■ TASK DESCRIPTION: Your answer is the lines from the one that has "dL_dfeatures_rest, (hipStream_t)stream_));" through the last line of the records below, retyped exactly and alone.

■ Dataset records:
════════════════

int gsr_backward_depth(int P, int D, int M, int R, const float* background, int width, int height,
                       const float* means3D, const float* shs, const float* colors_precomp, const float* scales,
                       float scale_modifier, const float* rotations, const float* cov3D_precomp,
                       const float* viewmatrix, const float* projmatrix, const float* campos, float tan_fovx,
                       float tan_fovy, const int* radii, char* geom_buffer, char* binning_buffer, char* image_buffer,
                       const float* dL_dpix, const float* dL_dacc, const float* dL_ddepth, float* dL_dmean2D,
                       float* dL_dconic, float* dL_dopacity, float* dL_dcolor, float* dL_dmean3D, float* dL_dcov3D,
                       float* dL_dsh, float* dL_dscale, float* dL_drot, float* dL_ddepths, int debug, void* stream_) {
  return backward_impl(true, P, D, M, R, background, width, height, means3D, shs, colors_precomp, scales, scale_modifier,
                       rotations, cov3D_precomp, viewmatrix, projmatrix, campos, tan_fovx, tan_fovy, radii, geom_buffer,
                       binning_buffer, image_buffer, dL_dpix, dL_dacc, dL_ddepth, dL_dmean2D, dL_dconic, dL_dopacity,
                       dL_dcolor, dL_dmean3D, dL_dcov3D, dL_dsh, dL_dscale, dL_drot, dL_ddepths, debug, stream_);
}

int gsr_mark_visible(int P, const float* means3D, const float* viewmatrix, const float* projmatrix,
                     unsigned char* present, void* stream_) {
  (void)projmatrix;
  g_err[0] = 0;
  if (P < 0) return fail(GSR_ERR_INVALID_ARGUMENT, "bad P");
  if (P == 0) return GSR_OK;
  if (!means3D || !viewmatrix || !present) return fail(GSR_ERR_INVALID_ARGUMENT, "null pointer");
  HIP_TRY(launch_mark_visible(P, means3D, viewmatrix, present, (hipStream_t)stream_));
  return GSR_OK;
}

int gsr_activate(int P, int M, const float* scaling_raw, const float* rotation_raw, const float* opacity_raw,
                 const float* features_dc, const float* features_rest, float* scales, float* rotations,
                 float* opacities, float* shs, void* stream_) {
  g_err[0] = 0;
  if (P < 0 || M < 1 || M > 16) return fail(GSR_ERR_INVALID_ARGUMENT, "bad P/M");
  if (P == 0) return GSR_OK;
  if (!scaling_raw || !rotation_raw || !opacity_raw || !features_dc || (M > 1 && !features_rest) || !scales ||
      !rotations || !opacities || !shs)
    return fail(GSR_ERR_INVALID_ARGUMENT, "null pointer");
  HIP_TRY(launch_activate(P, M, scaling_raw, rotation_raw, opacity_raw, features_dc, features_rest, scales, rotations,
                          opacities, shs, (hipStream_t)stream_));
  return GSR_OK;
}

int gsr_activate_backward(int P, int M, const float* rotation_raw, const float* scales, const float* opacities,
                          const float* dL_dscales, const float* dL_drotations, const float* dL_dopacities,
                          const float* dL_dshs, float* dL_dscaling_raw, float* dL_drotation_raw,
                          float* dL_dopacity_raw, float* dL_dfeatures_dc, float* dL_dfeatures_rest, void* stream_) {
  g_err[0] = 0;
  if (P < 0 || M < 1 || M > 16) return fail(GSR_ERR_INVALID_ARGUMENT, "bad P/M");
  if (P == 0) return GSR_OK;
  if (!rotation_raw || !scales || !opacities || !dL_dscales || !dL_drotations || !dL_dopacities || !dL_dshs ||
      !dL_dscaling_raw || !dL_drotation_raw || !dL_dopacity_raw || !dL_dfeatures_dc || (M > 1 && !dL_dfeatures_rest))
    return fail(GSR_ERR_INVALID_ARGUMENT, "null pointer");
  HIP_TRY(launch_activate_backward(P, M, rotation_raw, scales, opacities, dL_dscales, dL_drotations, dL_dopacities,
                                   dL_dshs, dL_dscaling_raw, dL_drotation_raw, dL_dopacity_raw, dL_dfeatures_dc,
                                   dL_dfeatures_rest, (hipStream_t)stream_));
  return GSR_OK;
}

════════════════

■ ANSWER SECTION:
                                   dL_dfeatures_rest, (hipStream_t)stream_));
  return GSR_OK;
}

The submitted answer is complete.